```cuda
#ifdef TEZGPU_TICKET_ATOMIC
  if (tid == 0) s_misc[0] = atomicAdd(tile_counter, 1u);
#else
  if (tid == 0) s_misc[0] = blockIdx.x;
#endif
  for (int i = tid; i < NWARPS * RADIX; i += THREADS) s_wcnt[i] = 0;
#if TEZGPU_RANK_MODE == 2
  for (int i = tid; i < NWARPS * RADIX; i += THREADS) s_wmask[i] = 0;
#endif
  __syncthreads();
  const uint32_t tile = s_misc[0];
  const uint32_t tile_base = tile * (uint32_t)TILE;
  const uint32_t tile_n = min((uint32_t)TILE, n - tile_base);
  const uint32_t warp_base = (uint32_t)warp * 32u * IPT;

  KeyT key[IPT];
  uint32_t val[IN == IO_SEP_IOTA ? 1 : IPT];
  uint32_t rnk[IPT];
#pragma unroll
  for (int j = 0; j < IPT; j++) {
    const uint32_t li = warp_base + j * 32 + lane;
    const bool valid = li < tile_n;
    if constexpr (IN == IO_PAIR) {
      uint2 p = make_uint2(~0u, 0u);
      if (valid) p = reinterpret_cast<const uint2 *>(keys_in)[tile_base + li];
      key[j] = p.x;
      val[j] = p.y;
    } else {
      key[j] = valid ? keys_in[tile_base + li] : ~(KeyT)0;
      if constexpr (IN == IO_SEP) val[j] = valid ? vals_in[tile_base + li] : 0u;
    }
  }
  uint32_t *wc = s_wcnt + warp * RADIX;
  const uint32_t lt = lanemask_lt();
#pragma unroll
  for (int j = 0; j < IPT; j++) {
    const uint32_t d = radix_digit(key[j], shift);
    uint32_t peers;
#if TEZGPU_RANK_MODE == 0
    peers = __match_any_sync(0xffffffffu, d);
#elif TEZGPU_RANK_MODE == 2
    {
      uint32_t *wm = s_wmask + warp * RADIX;
      atomicOr(&wm[d], 1u << lane);
      __syncwarp();
      peers = wm[d];
      __syncwarp();
      atomicAnd(&wm[d], ~(1u << lane));
    }
#else
    peers = 0xffffffffu;
#pragma unroll
    for (int b = 0; b < RADIX_BITS; b++) {
      const bool bit = (d >> b) & 1u;
      const uint32_t bm = __ballot_sync(0xffffffffu, bit);
      peers &= bit ? bm : ~bm;
    }
#endif
    uint32_t pre = 0;
    if ((peers & lt) == 0) pre = atomicAdd(&wc[d], (uint32_t)__popc(peers));
    pre = __shfl_sync(0xffffffffu, pre, __ffs(peers) - 1);
    rnk[j] = pre + __popc(peers & lt);
  }
  __syncthreads();

  uint32_t count = 0;
  if (tid < RADIX) {
    uint32_t run = 0;
#pragma unroll
    for (int w = 0; w < NWARPS; w++) {
      uint32_t c = s_wcnt[w * RADIX + tid];
      s_wcnt[w * RADIX + tid] = run;
      run += c;
    }
    count = run;
    st_relaxed_gpu_u32(&tile_state[(size_t)tile * RADIX + tid], (tile == 0 ? STATE_FLAG_INCL : STATE_FLAG_LOCAL) | count);
    uint32_t incl = count;
#pragma unroll
    for (int o = 1; o < 32; o <<= 1) {
      uint32_t t = __shfl_up_sync(0xffffffffu, incl, o);
      if (lane >= o) incl += t;
    }
    if (lane == 31) s_misc[1 + warp] = incl;
    s_dstart[tid] = incl - count;
  }
  __syncthreads();
  if (tid < RADIX) {
    uint32_t base = 0;
    for (int w = 0; w < warp; w++) base += s_misc[1 + w];
    s_dstart[tid] += base;
  }
  __syncthreads();

#pragma unroll
  for (int j = 0; j < IPT; j++) {
    const uint32_t d = radix_digit(key[j], shift);
    const uint32_t slot = s_dstart[d] + wc[d] + rnk[j];
    uint32_t v;
    if constexpr (IN == IO_SEP_IOTA) v = tile_base + warp_base + j * 32 + lane;
    else v = val[j];
    if constexpr (PAIRS) {
      s_pair[slot] = make_uint2((uint32_t)key[j], v);
    } else {
      s_keys[slot] = key[j];
      s_vals[slot] = v;
    }
  }

  if (tid < RADIX) {
    uint32_t excl = 0;
    if (tile > 0) {
      constexpr int LOOKBACK = TEZGPU_RADIX_LOOKBACK;
      int64_t t = (int64_t)tile - 1;
      bool done = false;
      while (!done) {
        uint32_t st[LOOKBACK];
#ifdef TEZGPU_RADIX_DEBUG
        if (tid == 0) atomicAdd(tile_counter + 7, 1u);
#endif
#pragma unroll
        for (int b = 0; b < LOOKBACK; b++)
          st[b] = (t - b >= 0) ? ld_relaxed_gpu_u32(&tile_state[(size_t)(t - b) * RADIX + tid]) : STATE_FLAG_INCL;
#pragma unroll
        for (int b = 0; b < LOOKBACK; b++) {
          if (done) break;
          uint32_t flag = st[b] & ~STATE_VALUE_MASK;
          if (flag == 0) break;
          excl += st[b] & STATE_VALUE_MASK;
          t--;
          if (flag == STATE_FLAG_INCL) done = true;
        }
      }
      st_relaxed_gpu_u32(&tile_state[(size_t)tile * RADIX + tid], STATE_FLAG_INCL | (excl + count));
    }
    s_goff[tid] = hist_base[tid] + excl - s_dstart[tid];
  }
  __syncthreads();

#pragma unroll
  for (int k = 0; k < IPT; k++) {
    const uint32_t slot = (uint32_t)tid + k * THREADS;
    if (slot < tile_n) {
      KeyT kk;
      uint32_t v;
      if constexpr (PAIRS) {
        const uint2 p = s_pair[slot];
        kk = p.x;
        v = p.y;
      } else {
        kk = s_keys[slot];
        v = s_vals[slot];
      }
      const uint32_t dest = s_goff[radix_digit(kk, shift)] + slot;
      if constexpr (OUT == IO_PAIR) {
        reinterpret_cast<uint2 *>(keys_out)[dest] = make_uint2((uint32_t)kk, v);
      } else {
        keys_out[dest] = kk;
        vals_out[dest] = v;
      }
    }
  }
}

struct RadixWorkspace {
  uint32_t *hist = nullptr;
  uint32_t *trivial = nullptr;
  uint32_t *tile_state = nullptr;
  uint32_t *tile_counter = nullptr;
  size_t tile_state_words = 0;
};

template <typename KeyT>
struct RadixTuning {
  static constexpr int THREADS = sizeof(KeyT) == 4 ? TEZGPU_RADIX_THREADS32 : 512;
  static constexpr int IPT = sizeof(KeyT) == 4 ? TEZGPU_RADIX_IPT32 : 10;
  static constexpr int MINB = sizeof(KeyT) == 4 ? TEZGPU_RADIX_MINB32 : 2;
};

template <typename KeyT>
static inline uint32_t radix_num_tiles(uint32_t n) {
  using T = RadixTuning<KeyT>;
  return (uint32_t)div_up(n, (uint64_t)T::THREADS * T::IPT);
}
template <typename KeyT>
static inline size_t radix_tile_state_words(uint32_t n, int npass) {
  return (size_t)radix_num_tiles<KeyT>(n) * RADIX * (size_t)npass;
}

template <typename KeyT, int IN, int OUT>
static void radix_launch_pass(cudaStream_t st, uint32_t ntiles, const KeyT *kin, KeyT *kout, const uint32_t *vin,
                              uint32_t *vout, uint32_t n, int shift, const uint32_t *hist, uint32_t *state,
                              uint32_t *counter) {
  using T = RadixTuning<KeyT>;
  using Cfg = OnesweepCfg<KeyT, T::THREADS, T::IPT>;
  auto kern = k_onesweep_pass<KeyT, T::THREADS, T::IPT, T::MINB, IN, OUT>;
  static bool attr_set = false;
  if (!attr_set) {
    TG_CUDA(cudaFuncSetAttribute(kern, cudaFuncAttributeMaxDynamicSharedMemorySize, (int)Cfg::SMEM));
    attr_set = true;
  }
  kern<<<ntiles, T::THREADS, Cfg::SMEM, st>>>(kin, kout, vin, vout, n, shift, hist, state, counter);
  TG_CUDA(cudaGetLastError());
}

template <typename KeyT>
static uint32_t radix_prepare(cudaStream_t st, const RadixWorkspace &ws, uint32_t n, int npass) {
  const uint32_t ntiles = radix_num_tiles<KeyT>(n);
  TG_CHECK((size_t)ntiles * RADIX * (size_t)npass <= ws.tile_state_words, -1, "radix workspace too small");
  TG_CUDA(cudaMemsetAsync(ws.tile_state, 0, (size_t)ntiles * RADIX * (size_t)npass * 4, st));
  TG_CUDA(cudaMemsetAsync(ws.tile_counter, 0, 8 * 4, st));
  return ntiles;
}


static int radix_sort_pairs(cudaStream_t st, const RadixWorkspace &ws, uint32_t *blk_a, uint32_t *blk_b, uint32_t n,
                            int begin_bit, int npass, uint32_t pass_mask, int *launches) {
  const int total = __builtin_popcount(pass_mask & ((1u << npass) - 1));
  TG_CHECK(total >= 1, -1, "radix sort without a pass");
  const uint32_t ntiles = radix_prepare<uint32_t>(st, ws, n, npass);
  int done = 0;
  for (int p = 0; p < npass; p++) {
    if (!((pass_mask >> p) & 1u)) continue;
    uint32_t *in = (done & 1) ? blk_b : blk_a, *out = (done & 1) ? blk_a : blk_b;
    const bool first = done == 0, last = done + 1 == total;
    const int shift = begin_bit + p * RADIX_BITS;
    const uint32_t *hist = ws.hist + p * RADIX;
    uint32_t *state = ws.tile_state + (size_t)p * ntiles * RADIX, *counter = ws.tile_counter + p;
    if (first && last)
      radix_launch_pass<uint32_t, IO_SEP_IOTA, IO_SEP>(st, ntiles, in, out, nullptr, out + n, n, shift, hist, state, counter);
    else if (first)
      radix_launch_pass<uint32_t, IO_SEP_IOTA, IO_PAIR>(st, ntiles, in, out, nullptr, nullptr, n, shift, hist, state, counter);
    else if (last)
      radix_launch_pass<uint32_t, IO_PAIR, IO_SEP>(st, ntiles, in, out, nullptr, out + n, n, shift, hist, state, counter);
    else
      radix_launch_pass<uint32_t, IO_PAIR, IO_PAIR>(st, ntiles, in, out, nullptr, nullptr, n, shift, hist, state, counter);
    if (launches) (*launches)++;
    done++;
  }
  return done;
}

template <typename KeyT>
static int radix_sort_passes(cudaStream_t st, const RadixWorkspace &ws, KeyT *keys_a, KeyT *keys_b, uint32_t *vals_a,
                             uint32_t *vals_b, uint32_t n, int begin_bit, int npass, uint32_t pass_mask, int *launches) {
  static_assert(sizeof(KeyT) == 8, "32-bit keys are sorted as pairs (radix_sort_pairs)");
  const uint32_t ntiles = radix_prepare<KeyT>(st, ws, n, npass);
  int done = 0;
  for (int p = 0; p < npass; p++) {
    if (!((pass_mask >> p) & 1u)) continue;
    KeyT *kin = (done & 1) ? keys_b : keys_a, *kout = (done & 1) ? keys_a : keys_b;
    uint32_t *vin = (done & 1) ? vals_b : vals_a, *vout = (done & 1) ? vals_a : vals_b;
    radix_launch_pass<KeyT, IO_SEP, IO_SEP>(st, ntiles, kin, kout, vin, vout, n, begin_bit + p * RADIX_BITS,
                                            ws.hist + p * RADIX, ws.tile_state + (size_t)p * ntiles * RADIX,
                                            ws.tile_counter + p);
    if (launches) (*launches)++;
    done++;
  }
  return done;
}

}
```

### tez_b200/csrc/scan.cuh

```cuda
#pragma once
#include "common.cuh"

namespace tezgpu {

constexpr int SCAN_THREADS = 256;
constexpr int SCAN_IPT = 8;
constexpr int SCAN_TILE = SCAN_THREADS * SCAN_IPT;

__device__ __forceinline__ uint64_t block_exclusive_scan_u64(uint64_t v, uint64_t *s_warp ,
                                                             uint64_t *total) {
  const int lane = threadIdx.x & 31, warp = threadIdx.x >> 5;
  uint64_t incl = v;
#pragma unroll
  for (int o = 1; o < 32; o <<= 1) {
    uint64_t t = __shfl_up_sync(0xffffffffu, incl, o);
    if (lane >= o) incl += t;
  }
  if (lane == 31) s_warp[warp] = incl;
  __syncthreads();
  uint64_t base = 0, tot = 0;
#pragma unroll
  for (int w = 0; w < SCAN_THREADS / 32; w++) {
    uint64_t x = s_warp[w];
    if (w < warp) base += x;
    tot += x;
  }
  __syncthreads();
  if (total) *total = tot;
  return base + incl - v;
}
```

== == ==

Exercise directions → Wherever the word "return" occurs in the data above, copy the line it sits in.

Task response →
  return (uint32_t)div_up(n, (uint64_t)T::THREADS * T::IPT);
  return (size_t)radix_num_tiles<KeyT>(n) * RADIX * (size_t)npass;
  return ntiles;
  return done;
  return done;
  return base + incl - v;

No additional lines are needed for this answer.